*** Opening of Dataset extract ***
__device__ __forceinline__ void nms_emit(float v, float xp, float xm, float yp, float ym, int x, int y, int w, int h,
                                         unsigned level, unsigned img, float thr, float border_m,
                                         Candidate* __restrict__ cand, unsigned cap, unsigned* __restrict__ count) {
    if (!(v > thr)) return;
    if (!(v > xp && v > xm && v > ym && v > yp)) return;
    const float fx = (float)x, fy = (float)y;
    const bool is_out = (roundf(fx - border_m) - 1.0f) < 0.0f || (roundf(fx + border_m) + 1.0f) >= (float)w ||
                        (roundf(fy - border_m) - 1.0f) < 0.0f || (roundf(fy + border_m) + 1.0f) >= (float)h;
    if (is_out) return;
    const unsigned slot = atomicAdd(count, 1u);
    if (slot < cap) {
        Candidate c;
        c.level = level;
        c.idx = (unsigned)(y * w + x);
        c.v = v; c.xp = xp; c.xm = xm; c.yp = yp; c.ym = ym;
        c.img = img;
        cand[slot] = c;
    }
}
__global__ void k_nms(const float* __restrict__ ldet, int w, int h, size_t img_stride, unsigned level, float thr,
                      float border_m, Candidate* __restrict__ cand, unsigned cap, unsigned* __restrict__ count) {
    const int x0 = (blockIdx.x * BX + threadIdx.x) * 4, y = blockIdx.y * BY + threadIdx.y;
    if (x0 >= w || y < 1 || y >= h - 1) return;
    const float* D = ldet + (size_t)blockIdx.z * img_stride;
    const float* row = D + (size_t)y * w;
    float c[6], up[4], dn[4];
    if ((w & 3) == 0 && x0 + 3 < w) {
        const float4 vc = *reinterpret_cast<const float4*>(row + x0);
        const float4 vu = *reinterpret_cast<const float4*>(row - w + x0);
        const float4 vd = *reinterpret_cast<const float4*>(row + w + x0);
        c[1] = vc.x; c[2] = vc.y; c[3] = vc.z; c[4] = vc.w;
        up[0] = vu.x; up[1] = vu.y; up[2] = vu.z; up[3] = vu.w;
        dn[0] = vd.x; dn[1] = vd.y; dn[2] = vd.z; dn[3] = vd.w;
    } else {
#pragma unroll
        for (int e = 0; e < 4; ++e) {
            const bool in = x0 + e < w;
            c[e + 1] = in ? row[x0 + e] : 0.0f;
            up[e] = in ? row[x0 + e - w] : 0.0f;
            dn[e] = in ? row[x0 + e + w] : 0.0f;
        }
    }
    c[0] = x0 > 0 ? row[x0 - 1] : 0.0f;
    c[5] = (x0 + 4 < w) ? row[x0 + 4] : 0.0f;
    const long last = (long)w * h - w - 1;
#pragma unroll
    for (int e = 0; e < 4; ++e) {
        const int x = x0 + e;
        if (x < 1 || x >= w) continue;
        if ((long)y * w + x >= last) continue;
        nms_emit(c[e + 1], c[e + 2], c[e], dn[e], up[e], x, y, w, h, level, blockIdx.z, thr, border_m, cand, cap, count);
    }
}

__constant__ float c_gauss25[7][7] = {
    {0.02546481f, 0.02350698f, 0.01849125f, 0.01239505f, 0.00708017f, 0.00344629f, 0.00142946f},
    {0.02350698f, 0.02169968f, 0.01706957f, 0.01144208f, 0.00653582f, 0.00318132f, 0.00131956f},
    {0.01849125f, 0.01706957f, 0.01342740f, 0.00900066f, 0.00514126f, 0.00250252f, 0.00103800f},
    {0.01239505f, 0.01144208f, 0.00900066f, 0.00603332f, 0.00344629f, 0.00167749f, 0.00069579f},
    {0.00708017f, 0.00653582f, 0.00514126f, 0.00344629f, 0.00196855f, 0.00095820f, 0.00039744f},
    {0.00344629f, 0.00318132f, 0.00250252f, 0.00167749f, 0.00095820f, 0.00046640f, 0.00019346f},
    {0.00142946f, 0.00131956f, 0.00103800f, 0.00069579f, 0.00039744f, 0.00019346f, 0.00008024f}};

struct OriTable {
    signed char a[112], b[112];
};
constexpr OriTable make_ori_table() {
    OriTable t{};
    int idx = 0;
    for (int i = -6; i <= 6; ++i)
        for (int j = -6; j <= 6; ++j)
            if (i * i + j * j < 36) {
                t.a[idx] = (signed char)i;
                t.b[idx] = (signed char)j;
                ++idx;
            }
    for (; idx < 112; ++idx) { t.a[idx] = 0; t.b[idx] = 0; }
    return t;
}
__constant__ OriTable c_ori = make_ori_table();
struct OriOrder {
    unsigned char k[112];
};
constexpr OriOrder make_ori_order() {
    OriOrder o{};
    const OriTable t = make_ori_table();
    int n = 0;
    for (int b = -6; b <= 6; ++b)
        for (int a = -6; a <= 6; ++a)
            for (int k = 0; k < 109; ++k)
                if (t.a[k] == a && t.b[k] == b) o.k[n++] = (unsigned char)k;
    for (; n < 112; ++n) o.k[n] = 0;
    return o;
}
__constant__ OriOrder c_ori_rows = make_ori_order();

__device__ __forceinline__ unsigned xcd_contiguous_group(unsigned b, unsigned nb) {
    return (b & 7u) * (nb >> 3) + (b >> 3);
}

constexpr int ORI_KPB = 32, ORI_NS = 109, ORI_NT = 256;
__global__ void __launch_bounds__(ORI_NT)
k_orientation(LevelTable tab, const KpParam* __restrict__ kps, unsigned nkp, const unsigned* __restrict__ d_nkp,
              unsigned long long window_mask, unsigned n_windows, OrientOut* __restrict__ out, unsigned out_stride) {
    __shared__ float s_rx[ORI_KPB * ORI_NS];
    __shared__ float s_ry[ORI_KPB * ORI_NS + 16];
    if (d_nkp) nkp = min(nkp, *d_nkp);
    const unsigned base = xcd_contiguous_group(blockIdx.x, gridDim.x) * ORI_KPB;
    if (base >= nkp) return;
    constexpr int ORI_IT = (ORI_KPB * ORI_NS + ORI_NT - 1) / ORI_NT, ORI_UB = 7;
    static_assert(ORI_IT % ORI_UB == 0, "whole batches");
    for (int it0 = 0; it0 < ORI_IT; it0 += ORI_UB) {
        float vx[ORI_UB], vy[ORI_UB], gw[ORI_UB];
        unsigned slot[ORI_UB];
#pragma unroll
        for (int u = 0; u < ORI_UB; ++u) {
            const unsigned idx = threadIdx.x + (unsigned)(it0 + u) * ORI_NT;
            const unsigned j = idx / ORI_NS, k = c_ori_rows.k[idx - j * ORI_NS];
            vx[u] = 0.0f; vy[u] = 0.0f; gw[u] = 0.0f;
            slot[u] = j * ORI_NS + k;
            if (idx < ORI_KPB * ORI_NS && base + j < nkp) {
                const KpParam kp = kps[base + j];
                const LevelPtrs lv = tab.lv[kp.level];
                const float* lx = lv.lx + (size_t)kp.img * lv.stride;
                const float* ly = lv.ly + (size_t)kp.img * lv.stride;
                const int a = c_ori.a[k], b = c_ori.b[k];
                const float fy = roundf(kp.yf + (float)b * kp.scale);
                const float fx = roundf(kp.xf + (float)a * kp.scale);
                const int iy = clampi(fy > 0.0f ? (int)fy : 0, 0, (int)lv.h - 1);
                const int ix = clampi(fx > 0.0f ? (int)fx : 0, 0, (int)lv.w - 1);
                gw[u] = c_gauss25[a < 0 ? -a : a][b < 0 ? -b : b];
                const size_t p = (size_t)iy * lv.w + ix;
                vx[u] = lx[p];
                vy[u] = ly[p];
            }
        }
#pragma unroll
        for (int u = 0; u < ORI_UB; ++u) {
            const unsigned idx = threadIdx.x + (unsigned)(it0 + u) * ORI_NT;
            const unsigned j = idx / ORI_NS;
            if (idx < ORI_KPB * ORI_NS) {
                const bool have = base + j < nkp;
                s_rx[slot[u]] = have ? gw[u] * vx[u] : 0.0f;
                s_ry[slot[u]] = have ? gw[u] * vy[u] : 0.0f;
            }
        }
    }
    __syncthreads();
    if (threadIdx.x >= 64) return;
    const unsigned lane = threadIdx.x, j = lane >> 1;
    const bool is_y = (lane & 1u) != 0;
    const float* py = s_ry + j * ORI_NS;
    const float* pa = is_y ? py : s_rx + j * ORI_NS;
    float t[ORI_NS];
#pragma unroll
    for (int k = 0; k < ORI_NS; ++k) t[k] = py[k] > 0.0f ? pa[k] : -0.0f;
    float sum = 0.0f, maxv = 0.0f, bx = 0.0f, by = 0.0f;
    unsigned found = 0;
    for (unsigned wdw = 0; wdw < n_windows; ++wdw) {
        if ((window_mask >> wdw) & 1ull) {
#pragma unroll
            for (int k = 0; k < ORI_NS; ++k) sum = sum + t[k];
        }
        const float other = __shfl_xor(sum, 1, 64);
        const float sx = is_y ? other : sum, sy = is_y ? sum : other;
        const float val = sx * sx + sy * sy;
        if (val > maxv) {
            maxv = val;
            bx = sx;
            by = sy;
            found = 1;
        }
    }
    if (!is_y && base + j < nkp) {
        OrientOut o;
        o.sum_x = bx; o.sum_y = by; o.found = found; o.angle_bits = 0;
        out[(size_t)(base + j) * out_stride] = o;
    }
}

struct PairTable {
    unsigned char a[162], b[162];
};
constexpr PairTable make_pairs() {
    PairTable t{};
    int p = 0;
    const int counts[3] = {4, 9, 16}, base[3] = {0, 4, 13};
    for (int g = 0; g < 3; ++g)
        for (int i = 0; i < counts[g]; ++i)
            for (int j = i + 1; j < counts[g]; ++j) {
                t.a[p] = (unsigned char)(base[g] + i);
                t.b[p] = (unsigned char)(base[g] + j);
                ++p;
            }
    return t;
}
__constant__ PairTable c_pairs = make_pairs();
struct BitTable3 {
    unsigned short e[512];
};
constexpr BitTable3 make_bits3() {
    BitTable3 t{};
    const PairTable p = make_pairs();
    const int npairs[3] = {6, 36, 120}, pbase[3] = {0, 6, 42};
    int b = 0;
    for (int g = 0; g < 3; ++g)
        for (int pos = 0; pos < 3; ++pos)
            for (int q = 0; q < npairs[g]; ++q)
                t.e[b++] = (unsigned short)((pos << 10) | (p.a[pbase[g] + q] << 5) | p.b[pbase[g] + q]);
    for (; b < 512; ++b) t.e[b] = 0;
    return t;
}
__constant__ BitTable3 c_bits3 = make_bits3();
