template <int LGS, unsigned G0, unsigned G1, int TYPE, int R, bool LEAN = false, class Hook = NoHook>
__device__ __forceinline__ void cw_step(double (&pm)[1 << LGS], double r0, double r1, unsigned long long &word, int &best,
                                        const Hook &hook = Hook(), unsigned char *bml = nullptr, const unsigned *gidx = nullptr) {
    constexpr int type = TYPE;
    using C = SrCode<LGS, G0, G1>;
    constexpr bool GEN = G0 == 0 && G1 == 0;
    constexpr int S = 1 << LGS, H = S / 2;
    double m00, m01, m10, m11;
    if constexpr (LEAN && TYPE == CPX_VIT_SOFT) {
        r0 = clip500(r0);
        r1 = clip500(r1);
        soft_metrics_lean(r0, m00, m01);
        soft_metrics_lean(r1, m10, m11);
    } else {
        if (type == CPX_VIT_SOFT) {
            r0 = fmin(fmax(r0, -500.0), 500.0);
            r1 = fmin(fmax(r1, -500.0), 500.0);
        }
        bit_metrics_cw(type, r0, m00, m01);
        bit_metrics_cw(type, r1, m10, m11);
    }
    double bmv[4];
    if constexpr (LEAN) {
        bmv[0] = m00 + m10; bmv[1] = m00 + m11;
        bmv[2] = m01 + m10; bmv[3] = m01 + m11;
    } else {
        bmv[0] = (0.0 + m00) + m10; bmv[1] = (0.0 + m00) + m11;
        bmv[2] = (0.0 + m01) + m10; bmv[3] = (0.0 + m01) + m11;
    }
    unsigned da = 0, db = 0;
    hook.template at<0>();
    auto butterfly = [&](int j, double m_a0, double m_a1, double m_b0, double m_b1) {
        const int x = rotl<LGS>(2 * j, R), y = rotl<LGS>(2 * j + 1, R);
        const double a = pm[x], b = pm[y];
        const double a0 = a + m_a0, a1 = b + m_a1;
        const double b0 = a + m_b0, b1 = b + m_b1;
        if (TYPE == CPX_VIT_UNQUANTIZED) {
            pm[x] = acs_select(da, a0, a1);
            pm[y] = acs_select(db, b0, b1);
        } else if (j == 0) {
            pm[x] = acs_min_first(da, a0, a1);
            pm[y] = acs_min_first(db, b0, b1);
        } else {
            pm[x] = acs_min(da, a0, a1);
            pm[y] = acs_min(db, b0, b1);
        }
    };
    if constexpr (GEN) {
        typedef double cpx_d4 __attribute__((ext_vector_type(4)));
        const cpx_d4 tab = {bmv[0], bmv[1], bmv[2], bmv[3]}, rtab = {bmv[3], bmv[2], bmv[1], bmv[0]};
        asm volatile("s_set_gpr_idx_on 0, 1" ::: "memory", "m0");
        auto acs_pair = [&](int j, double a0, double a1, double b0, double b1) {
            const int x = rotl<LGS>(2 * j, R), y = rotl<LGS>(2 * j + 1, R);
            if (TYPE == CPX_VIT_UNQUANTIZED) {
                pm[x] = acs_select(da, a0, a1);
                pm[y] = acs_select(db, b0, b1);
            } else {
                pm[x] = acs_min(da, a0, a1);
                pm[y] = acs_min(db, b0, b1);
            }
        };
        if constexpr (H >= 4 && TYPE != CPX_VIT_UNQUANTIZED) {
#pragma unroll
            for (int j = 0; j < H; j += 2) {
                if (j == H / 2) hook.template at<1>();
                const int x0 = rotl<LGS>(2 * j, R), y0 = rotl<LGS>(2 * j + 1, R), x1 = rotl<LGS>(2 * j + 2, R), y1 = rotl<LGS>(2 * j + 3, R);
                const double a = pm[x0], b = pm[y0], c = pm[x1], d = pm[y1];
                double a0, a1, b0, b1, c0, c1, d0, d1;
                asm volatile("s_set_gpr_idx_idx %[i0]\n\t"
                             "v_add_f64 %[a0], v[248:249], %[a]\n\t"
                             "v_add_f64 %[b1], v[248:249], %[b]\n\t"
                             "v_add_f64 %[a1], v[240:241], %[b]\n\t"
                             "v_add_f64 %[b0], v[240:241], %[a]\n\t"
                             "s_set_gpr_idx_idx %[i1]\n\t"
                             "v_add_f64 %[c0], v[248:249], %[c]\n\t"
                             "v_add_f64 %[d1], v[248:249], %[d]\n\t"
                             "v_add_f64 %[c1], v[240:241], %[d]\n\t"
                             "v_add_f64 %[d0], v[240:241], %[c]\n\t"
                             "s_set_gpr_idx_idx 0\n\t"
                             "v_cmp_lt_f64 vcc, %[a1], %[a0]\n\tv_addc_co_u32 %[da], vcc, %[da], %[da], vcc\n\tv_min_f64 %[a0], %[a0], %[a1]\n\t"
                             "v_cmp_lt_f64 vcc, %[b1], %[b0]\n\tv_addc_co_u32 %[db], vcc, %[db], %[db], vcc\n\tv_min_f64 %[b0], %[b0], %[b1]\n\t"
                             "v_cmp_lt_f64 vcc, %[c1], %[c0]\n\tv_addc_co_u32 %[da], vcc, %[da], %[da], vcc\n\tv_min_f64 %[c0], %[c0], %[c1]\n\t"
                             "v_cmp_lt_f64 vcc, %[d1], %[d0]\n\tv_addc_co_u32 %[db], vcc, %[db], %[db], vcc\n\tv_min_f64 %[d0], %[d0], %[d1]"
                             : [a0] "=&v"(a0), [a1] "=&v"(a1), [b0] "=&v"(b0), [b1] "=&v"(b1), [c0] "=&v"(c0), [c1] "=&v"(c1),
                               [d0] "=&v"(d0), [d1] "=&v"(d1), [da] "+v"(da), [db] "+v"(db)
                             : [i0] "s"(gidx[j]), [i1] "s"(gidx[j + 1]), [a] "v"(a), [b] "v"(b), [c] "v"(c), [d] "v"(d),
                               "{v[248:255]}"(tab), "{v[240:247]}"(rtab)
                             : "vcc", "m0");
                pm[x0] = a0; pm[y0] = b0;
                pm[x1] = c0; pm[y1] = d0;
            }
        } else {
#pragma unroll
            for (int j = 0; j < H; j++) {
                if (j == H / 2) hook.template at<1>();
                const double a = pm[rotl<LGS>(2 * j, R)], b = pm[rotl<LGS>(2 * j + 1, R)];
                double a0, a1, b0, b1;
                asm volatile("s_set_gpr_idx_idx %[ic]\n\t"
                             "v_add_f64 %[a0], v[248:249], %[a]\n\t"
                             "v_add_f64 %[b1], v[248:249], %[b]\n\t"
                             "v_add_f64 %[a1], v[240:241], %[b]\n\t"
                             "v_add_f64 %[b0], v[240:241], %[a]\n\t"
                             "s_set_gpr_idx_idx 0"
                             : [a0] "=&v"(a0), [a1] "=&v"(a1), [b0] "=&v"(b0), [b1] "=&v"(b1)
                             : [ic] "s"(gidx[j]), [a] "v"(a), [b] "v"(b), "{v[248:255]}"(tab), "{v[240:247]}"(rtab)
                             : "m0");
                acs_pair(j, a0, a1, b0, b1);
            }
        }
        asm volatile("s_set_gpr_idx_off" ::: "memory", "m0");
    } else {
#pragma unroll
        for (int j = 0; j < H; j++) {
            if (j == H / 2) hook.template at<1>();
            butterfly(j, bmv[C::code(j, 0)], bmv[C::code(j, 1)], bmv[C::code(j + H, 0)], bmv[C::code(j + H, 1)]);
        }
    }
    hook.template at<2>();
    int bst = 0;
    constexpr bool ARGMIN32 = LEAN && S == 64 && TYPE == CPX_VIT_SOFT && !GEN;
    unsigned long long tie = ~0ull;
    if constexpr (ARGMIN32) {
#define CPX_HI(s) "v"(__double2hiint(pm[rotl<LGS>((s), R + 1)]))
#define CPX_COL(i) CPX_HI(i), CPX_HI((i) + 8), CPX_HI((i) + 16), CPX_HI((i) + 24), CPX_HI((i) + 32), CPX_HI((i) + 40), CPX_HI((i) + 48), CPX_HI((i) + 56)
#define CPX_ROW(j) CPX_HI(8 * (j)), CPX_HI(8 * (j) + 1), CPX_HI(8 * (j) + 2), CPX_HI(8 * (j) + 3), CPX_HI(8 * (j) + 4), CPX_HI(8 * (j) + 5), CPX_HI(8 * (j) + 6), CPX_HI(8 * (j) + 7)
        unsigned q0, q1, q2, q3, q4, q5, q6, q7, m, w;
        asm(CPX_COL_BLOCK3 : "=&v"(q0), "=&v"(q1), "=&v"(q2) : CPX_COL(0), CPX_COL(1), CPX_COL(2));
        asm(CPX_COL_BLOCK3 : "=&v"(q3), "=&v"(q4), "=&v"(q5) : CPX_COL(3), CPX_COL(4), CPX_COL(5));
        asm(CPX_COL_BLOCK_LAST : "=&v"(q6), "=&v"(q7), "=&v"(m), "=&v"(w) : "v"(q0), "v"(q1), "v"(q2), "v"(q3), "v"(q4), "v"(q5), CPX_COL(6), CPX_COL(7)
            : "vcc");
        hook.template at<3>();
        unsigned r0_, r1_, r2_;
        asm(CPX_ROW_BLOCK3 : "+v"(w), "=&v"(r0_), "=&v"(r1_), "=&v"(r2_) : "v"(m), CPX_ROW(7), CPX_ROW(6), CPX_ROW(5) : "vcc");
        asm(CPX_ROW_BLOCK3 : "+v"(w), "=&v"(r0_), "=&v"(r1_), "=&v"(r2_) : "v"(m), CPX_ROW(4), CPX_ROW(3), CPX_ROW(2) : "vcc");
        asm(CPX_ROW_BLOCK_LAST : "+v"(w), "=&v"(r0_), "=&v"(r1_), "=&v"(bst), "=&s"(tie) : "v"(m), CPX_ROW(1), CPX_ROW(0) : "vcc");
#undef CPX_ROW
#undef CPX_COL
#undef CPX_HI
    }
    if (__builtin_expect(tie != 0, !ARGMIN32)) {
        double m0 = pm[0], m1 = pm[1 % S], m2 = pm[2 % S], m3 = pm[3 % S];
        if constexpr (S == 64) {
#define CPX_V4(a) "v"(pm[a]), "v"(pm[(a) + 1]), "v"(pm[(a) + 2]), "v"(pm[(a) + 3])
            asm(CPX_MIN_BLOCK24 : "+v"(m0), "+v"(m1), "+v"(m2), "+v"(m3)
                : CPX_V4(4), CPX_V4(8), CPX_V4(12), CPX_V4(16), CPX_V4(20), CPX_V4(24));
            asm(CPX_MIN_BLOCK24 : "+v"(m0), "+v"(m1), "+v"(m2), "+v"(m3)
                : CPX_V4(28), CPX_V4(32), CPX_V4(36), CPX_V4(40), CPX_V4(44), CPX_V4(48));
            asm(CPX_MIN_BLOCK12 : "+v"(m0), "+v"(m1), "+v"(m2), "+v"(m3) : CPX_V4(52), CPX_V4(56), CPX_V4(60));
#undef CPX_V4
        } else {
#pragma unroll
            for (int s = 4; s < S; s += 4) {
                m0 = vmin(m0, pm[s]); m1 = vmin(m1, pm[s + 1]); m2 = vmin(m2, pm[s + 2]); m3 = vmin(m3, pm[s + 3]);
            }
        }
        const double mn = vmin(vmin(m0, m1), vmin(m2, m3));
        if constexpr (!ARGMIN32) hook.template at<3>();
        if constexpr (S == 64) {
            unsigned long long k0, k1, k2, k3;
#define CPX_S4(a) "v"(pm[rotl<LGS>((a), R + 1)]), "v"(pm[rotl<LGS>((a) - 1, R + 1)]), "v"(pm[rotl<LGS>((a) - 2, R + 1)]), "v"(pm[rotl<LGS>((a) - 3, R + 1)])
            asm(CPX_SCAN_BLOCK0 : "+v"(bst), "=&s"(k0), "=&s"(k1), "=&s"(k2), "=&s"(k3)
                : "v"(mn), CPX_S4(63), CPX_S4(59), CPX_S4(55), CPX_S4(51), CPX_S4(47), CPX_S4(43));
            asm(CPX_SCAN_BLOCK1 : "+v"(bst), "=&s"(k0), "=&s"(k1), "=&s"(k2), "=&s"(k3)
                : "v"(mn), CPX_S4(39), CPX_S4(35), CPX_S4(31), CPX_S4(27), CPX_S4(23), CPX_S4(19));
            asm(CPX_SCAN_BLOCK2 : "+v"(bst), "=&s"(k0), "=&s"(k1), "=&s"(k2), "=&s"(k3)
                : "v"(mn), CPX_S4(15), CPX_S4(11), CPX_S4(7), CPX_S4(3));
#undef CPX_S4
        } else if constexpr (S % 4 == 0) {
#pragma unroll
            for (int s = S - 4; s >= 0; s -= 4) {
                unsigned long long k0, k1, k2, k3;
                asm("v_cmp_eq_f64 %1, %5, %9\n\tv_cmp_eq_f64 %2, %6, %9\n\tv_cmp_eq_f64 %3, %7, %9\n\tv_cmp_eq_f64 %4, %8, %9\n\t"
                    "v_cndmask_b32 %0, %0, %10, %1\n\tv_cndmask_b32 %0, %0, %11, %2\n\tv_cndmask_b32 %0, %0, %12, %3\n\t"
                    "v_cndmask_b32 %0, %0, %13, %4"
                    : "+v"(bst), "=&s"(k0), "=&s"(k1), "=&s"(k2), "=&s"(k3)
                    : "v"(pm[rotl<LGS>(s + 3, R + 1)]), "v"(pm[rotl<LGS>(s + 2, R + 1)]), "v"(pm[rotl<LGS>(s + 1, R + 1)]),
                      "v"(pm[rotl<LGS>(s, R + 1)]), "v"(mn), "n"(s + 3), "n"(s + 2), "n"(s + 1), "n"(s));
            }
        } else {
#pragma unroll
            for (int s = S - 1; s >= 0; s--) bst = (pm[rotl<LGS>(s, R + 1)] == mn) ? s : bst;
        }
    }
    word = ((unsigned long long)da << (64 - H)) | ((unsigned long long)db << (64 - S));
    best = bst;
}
*** Close of Dataset extract ***
◆ Exercise brief: Take every line from the data above that holds "threadIdx" and copy it out.

◆ Answer space:
    const int x0 = (blockIdx.x * BX + threadIdx.x) * 4, y = blockIdx.y * BY + threadIdx.y;
            const unsigned idx = threadIdx.x + (unsigned)(it0 + u) * ORI_NT;
            const unsigned idx = threadIdx.x + (unsigned)(it0 + u) * ORI_NT;
    if (threadIdx.x >= 64) return;
    const unsigned lane = threadIdx.x, j = lane >> 1;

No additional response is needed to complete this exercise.